Business Lessons from Growing up in Ecuador

5 tips for how cross-cultural business can thrive and make an impact.

Growing up in Ecuador was an incredible experience that I would not trade for anything. It is a beautiful country with an amazingly rich culture. In Ecuador, I learned how much I enjoyed business by haggling in the marketplace, but I also saw the effects of deep poverty among my friends. I hoped someday to be able to use business as a way to empower others. I learned a few business lessons while growing up in Ecuador that have proved helpful to my current work at IT Hands, an international web development company.

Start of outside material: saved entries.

#ifndef LMAZE_WIN_SUB
// ... 137 lines not shown
        const int row = rem / S, col = rem - row * S;
        const float* r0 = src + p * PC + (row / ET) * GT;
        const int k0 = col / ET;
        const float v0 = r0[k0], v1 = r0[k0 + 1];
        int row1 = row + 1, p1 = p;
        if (row1 == S) { row1 = 0; ++p1; }
        const float vw = src[p1 * PC + (row1 / ET) * GT];
        const int edge = (k0 + 1) * ET;
        float v[4];
#pragma unroll
        for (int j = 0; j < 4; ++j) {
            const int cj = col + j;
            v[j] = cj >= S ? vw : (cj >= edge ? v1 : v0);
        }
        const int count = len - (q << 2);
        if (count >= 4) {
            if (NT) {
                typedef float f4 __attribute__((ext_vector_type(4)));
                f4 t = {v[0], v[1], v[2], v[3]};
                stream_store16(reinterpret_cast<f4*>(dst) + q, t);
            } else {
                reinterpret_cast<float4*>(dst)[q] = make_float4(v[0], v[1], v[2], v[3]);
            }
        } else {
            for (int j = 0; j < count; ++j) dst[(q << 2) + j] = v[j];
        }
    }
}

constexpr size_t kFovealStreamBytes = (size_t)192 << 20;

static size_t lds_limit() {
    static size_t limit = 0;
    if (limit == 0) {
        int dev = 0, v = 0;
        if (hipGetDevice(&dev) == hipSuccess && hipDeviceGetAttribute(&v, hipDeviceAttributeMaxSharedMemoryPerBlock, dev) == hipSuccess && v > 0)
            limit = (size_t)v;
        else
            limit = 64 * 1024;
    }
    return limit;
}

template <int VARIANT>
static size_t foveal_lds(const LmazeFovealParams& p, int epb) {
    const int cells = p.grid * p.grid;
    const int L = VARIANT == LMAZE_VARIANT_V1 ? 1 : p.n_layouts;
    size_t lds = (size_t)epb * 64 + (3 * (size_t)L * p.grid + 2 * (size_t)p.grid) * 8 + (size_t)((L * cells + 15) & ~15);
    if (VARIANT == LMAZE_VARIANT_V4 || VARIANT == LMAZE_VARIANT_V5)
        lds += (size_t)epb * (2 * W25 * 4 + 8);
    return lds;
}

static size_t lds_for_cap(size_t lds, int per_cu) {
    if (per_cu >= 1 && per_cu <= 8) {
        const size_t cap = 160 * 1024;
        const size_t want = ((cap / per_cu + cap / (per_cu + 1)) / 2) & ~(size_t)255;
        if (want > lds && want <= lds_limit()) return want;
    }
    return lds;
}

template <int VARIANT, int MODE, int EPB>
static hipError_t launch_foveal_one(const FovealArgs& a, hipStream_t s) {
    size_t lds = foveal_lds<VARIANT>(a.p, EPB);
    if constexpr (EPB > 32) {
        if (lds > lds_limit()) return launch_foveal_one<VARIANT, MODE, EPB / 2>(a, s);
    }
    const int64_t nchunks = (a.n + EPB - 1) / EPB;
    const int m = MODE == FM_STEP ? ((a.p.launch_hint >> 8) & 3) + 1 : 1;
    const int64_t blocks = (nchunks + m - 1) / m;
    if (!grid_ok(blocks)) return hipErrorInvalidConfiguration;
    FovealArgs b = a;
    const int C = VARIANT == LMAZE_VARIANT_V1 ? 4 : (VARIANT == LMAZE_VARIANT_V2 ? 5 : 7);
    b.nt = (size_t)a.n * C * W25 * 4 > kFovealStreamBytes;
    if (LMAZE_XP(a, 2)) b.nt = 0;
    const int per_cu = a.p.launch_hint & 15;
    if (MODE == FM_STEP) lds = lds_for_cap(lds, per_cu);
    const dim3 grid((unsigned)blocks), block(LMAZE_BLOCK);
    if (a.info) {
        char name[96];
        snprintf(name, sizeof(name), "foveal_kernel<v%d, %s, %d, %d, %s>", VARIANT,
                 MODE == FM_STEP ? "step" : (MODE == FM_RESET ? "reset" : (MODE == FM_SETGOAL ? "setgoal" : "planner")), EPB,
                 (a.p.grid == 18 || a.p.grid == 14) ? a.p.grid : 0, a.auto_reset ? "fused-reset" : "plain");
        describe_launch(a.info, name, EPB, (MODE == FM_STEP && per_cu >= 1 && per_cu <= 8 && lds > (size_t)EPB * 64) ? per_cu : 0, m, b.nt != 0,
                        blocks, LMAZE_BLOCK, lds);
        return hipSuccess;
    }
    if constexpr (MODE == FM_STEP) {
        if (a.auto_reset) {
            if (a.p.grid == 18) hipLaunchKernelGGL((foveal_kernel<VARIANT, MODE, EPB, 18, true>), grid, block, lds, s, b);
            else if (a.p.grid == 14) hipLaunchKernelGGL((foveal_kernel<VARIANT, MODE, EPB, 14, true>), grid, block, lds, s, b);
            else hipLaunchKernelGGL((foveal_kernel<VARIANT, MODE, EPB, 0, true>), grid, block, lds, s, b);
            return hipGetLastError();
        }
    }
    if (a.p.grid == 18) hipLaunchKernelGGL((foveal_kernel<VARIANT, MODE, EPB, 18, false>), grid, block, lds, s, b);
    else if (a.p.grid == 14) hipLaunchKernelGGL((foveal_kernel<VARIANT, MODE, EPB, 14, false>), grid, block, lds, s, b);
    else hipLaunchKernelGGL((foveal_kernel<VARIANT, MODE, EPB, 0, false>), grid, block, lds, s, b);
    return hipGetLastError();
}

template <int VARIANT>
static bool launch_step_hinted(const FovealArgs& a, hipStream_t s, hipError_t& rc) {
    switch ((a.p.launch_hint >> 4) & 15) {
        case 2: rc = launch_foveal_one<VARIANT, FM_STEP, 32>(a, s); return true;
        case 3: rc = launch_foveal_one<VARIANT, FM_STEP, 64>(a, s); return true;
        case 4: rc = launch_foveal_one<VARIANT, FM_STEP, 128>(a, s); return true;
        case 5: rc = launch_foveal_one<VARIANT, FM_STEP, 256>(a, s); return true;
        default: return false;
    }
}

template <int MODE>
static hipError_t launch_foveal_mode(const FovealArgs& a0, hipStream_t s) {
    if (a0.n == 0) return hipSuccess;
    FovealArgs a = a0;
    if (MODE == FM_STEP && a.p.launch_hint == 0 && (!a.auto_reset || a.p.variant == LMAZE_VARIANT_V5 || a.p.variant == LMAZE_VARIANT_V6)) {
        const int C = a.p.variant == LMAZE_VARIANT_V1 ? 4 : (a.p.variant == LMAZE_VARIANT_V2 ? 5 : 7);
        if ((size_t)a.n * C * W25 * 4 > kFovealStreamBytes) {
            if (a.p.variant == LMAZE_VARIANT_V1) a.p.launch_hint = 0x220;
            else if (a.p.variant == LMAZE_VARIANT_V2) a.p.launch_hint = 0x35;
            else if (a.p.variant == LMAZE_VARIANT_V4) a.p.launch_hint = 0x140;
            else a.p.launch_hint = 0x40;
        }
    }
    if (MODE == FM_STEP && a.p.launch_hint == 0 && a.auto_reset && (size_t)a.n * W25 * 4 * 4 > kFovealStreamBytes) {
        if (a.p.variant == LMAZE_VARIANT_V1) a.p.launch_hint = 0x35;
        else if (a.p.variant == LMAZE_VARIANT_V2 || a.p.variant == LMAZE_VARIANT_V4) a.p.launch_hint = 0x140;
    }
    if (MODE == FM_STEP) {
        hipError_t rc = hipSuccess;
        switch (a.p.variant) {
            case LMAZE_VARIANT_V1: if (launch_step_hinted<LMAZE_VARIANT_V1>(a, s, rc)) return rc; break;
            case LMAZE_VARIANT_V2: if (launch_step_hinted<LMAZE_VARIANT_V2>(a, s, rc)) return rc; break;
            case LMAZE_VARIANT_V4: if (launch_step_hinted<LMAZE_VARIANT_V4>(a, s, rc)) return rc; break;
            default: if (launch_step_hinted<LMAZE_VARIANT_V5>(a, s, rc)) return rc; break;
        }
    }
    switch (a.p.variant) {
        case LMAZE_VARIANT_V1:
            if (MODE == FM_STEP && !a.auto_reset) return launch_foveal_one<LMAZE_VARIANT_V1, MODE, 32>(a, s);
            return launch_foveal_one<LMAZE_VARIANT_V1, MODE, 64>(a, s);
        case LMAZE_VARIANT_V2:
            if (MODE == FM_STEP && a.auto_reset) return launch_foveal_one<LMAZE_VARIANT_V2, MODE, 256>(a, s);
            return launch_foveal_one<LMAZE_VARIANT_V2, MODE, 64>(a, s);
        case LMAZE_VARIANT_V5:
        case LMAZE_VARIANT_V6:
            return launch_foveal_one<LMAZE_VARIANT_V5, MODE, 64>(a, s);
        default:
            if (MODE == FM_STEP && !a.auto_reset) return launch_foveal_one<LMAZE_VARIANT_V4, MODE, 32>(a, s);
            return launch_foveal_one<LMAZE_VARIANT_V4, MODE, 64>(a, s);
    }
}

template <int VARIANT, int EPB, class RO>
static hipError_t launch_rollout_one(const FovealArgs& a, const RO& ro, hipStream_t s) {
    constexpr bool REC = std::is_same<RO, FovealRollObs>::value;
    size_t lds = foveal_lds<VARIANT>(a.p, EPB);
    if constexpr (EPB > 32) {
        if (lds > lds_limit()) return launch_rollout_one<VARIANT, EPB / 2>(a, ro, s);
    }
    const int64_t nchunks = (a.n + EPB - 1) / EPB;
    const int m = ((a.p.launch_hint >> 8) & 3) + 1;
    const int64_t blocks = (nchunks + m - 1) / m;
    if (!grid_ok(blocks)) return hipErrorInvalidConfiguration;
    const int per_cu = a.p.launch_hint & 15;
    lds = lds_for_cap(lds, per_cu);
    FovealArgs b = a;
    b.nt = 0;
    constexpr int GN = VARIANT == LMAZE_VARIANT_V1 ? 14 : 18;
    const dim3 grid((unsigned)blocks), block(LMAZE_BLOCK);
    if (a.info) {
        char name[96];
        snprintf(name, sizeof(name), "foveal_rollout_kernel<v%d, %d, %d, %s%s>", VARIANT, EPB, a.p.grid == GN ? GN : 0,
                 a.auto_reset ? (VARIANT == LMAZE_VARIANT_V5 ? "two-level" : "fused-reset") : "plain", REC ? ", obs_t" : "");
        describe_launch(a.info, name, EPB, lds > foveal_lds<VARIANT>(a.p, EPB) ? per_cu : 0, m, false, blocks, LMAZE_BLOCK, lds);
        return hipSuccess;
    }
    if constexpr (VARIANT == LMAZE_VARIANT_V5) {
        if (a.p.grid == GN) hipLaunchKernelGGL((foveal_rollout_kernel<VARIANT, EPB, GN, true>), grid, block, lds, s, b, ro);
        else if constexpr (EPB == 32 && !REC) hipLaunchKernelGGL((foveal_rollout_kernel<VARIANT, 32, 0, true>), grid, block, lds, s, b, ro);
        else return hipErrorInvalidConfiguration;
    } else if constexpr (REC && VARIANT == LMAZE_VARIANT_V1) {
        if (a.p.grid != GN) return hipErrorInvalidConfiguration;
        if (a.auto_reset) hipLaunchKernelGGL((foveal_rollout_kernel<VARIANT, EPB, GN, true>), grid, block, lds, s, b, ro);
        else hipLaunchKernelGGL((foveal_rollout_kernel<VARIANT, EPB, GN, false>), grid, block, lds, s, b, ro);
    } else if (a.auto_reset) {
        if (a.p.grid == GN) hipLaunchKernelGGL((foveal_rollout_kernel<VARIANT, EPB, GN, true>), grid, block, lds, s, b, ro);
        else hipLaunchKernelGGL((foveal_rollout_kernel<VARIANT, EPB, 0, true>), grid, block, lds, s, b, ro);
    } else {
        if (a.p.grid == GN) hipLaunchKernelGGL((foveal_rollout_kernel<VARIANT, EPB, GN, false>), grid, block, lds, s, b, ro);
        else hipLaunchKernelGGL((foveal_rollout_kernel<VARIANT, EPB, 0, false>), grid, block, lds, s, b, ro);
    }
    return hipGetLastError();
}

#CrossCultural Business Lessons: “Without a sustainable business your social impact cannot survive.” Read more in Greg’s blog. Click To Tweet

 

1. Learn About Cross-Cultural Differences When Doing International Business

Many fellow gringos would visit our family in Ecuador and were often frustrated by their negotiating experiences when they bought from the local markets. Simple things, such as the weight of “yes” and “no,” would drive people crazy! To an American “yes” means “yes” and “no” means “no.” To an Ecuadorian, “yes” means “hmmm…” and “no” is practically a bad word. For an Ecuadorian, the American “yes” is based on how many times they say “yes” and how enthusiastically they say “yes.” Understanding this is crucial to reaching an agreement. India is very similar to Ecuador in this sense. A good book to read when working with Indian teams is “Speaking of India”.

 

2. Take an Expert with You if You are Walking into Unfamiliar Territory

We recommended that most gringos go to the market with someone familiar with the culture. This would help with language differences and getting the local price instead of the gringo price. This advice is true in the tech world as well. Technical conversations can sound like a foreign language to many of us. If you aren’t technical and need to make a technical decision, I would highly recommend bringing someone to calls who understands the lingo and can make sure that you are being offered the best technical solution for your problem. If you don’t know of anyone in your network who can help, then reach out to matt.hartel@ithands.com. He has helped many businesses successfully get through this exact dilemma.

 

3. Social Impact should not be your Financial Undoing

I worked at this awesome cafe in Loja that not only served great coffee and food, but also taught English for free and offered free counseling. Helping young adults advance their careers through learning another language and helping those struggling with their mental health were important for the community. Unfortunately, this became so much the focus of the cafe that financials became secondary. Inevitably, the cafe went out of business. Now none of those services can be offered. The most sustainable way to help others is through a profitable organization.

 

4. Create a Sliding Scale for the People You want to Help the Most

My family ran an ophthalmology clinic in the Andes to help the rural poor with their vision. In order to make the clinic sustainable, we made it a for-profit business, but some of the people we set up the eye clinic to help were not able to afford it. In order to help those for whom we created the eye clinic, we created a sliding scale. Because we lived in a small rural community we knew most people’s socio-economic status from their last name. If they did not have the money to pay for their appointment we would set up a system where they could pay with eggs or a delicious chimichurri sauce. Just make sure your bottom line stays healthy so that you can continue to help others.

 

5. Free is not Valued

At first we offered eye glasses for free to these poorer families, but they kept coming back with broken glasses. As soon as we asked people to pay for them (even if it was with a payment of just a few eggs) the broken glasses problem stopped. People value what they pay for.

 

Conclusion

In summary, the business lessons I learned growing up revolved around understanding the culture. Get to know the people and culture that you are working with and if you aren’t an expert bring one into the conversation. If you are using your business for a greater purpose than a good bottom line, don’t forget about the business lessons regarding the bottom line. Without a sustainable business, your social impact cannot survive. If you have not been to Ecuador I highly recommend going! It is a beautiful place with the Amazon Rainforest, Andes Mountains, and Pacific Ocean all in a country the size of Colorado.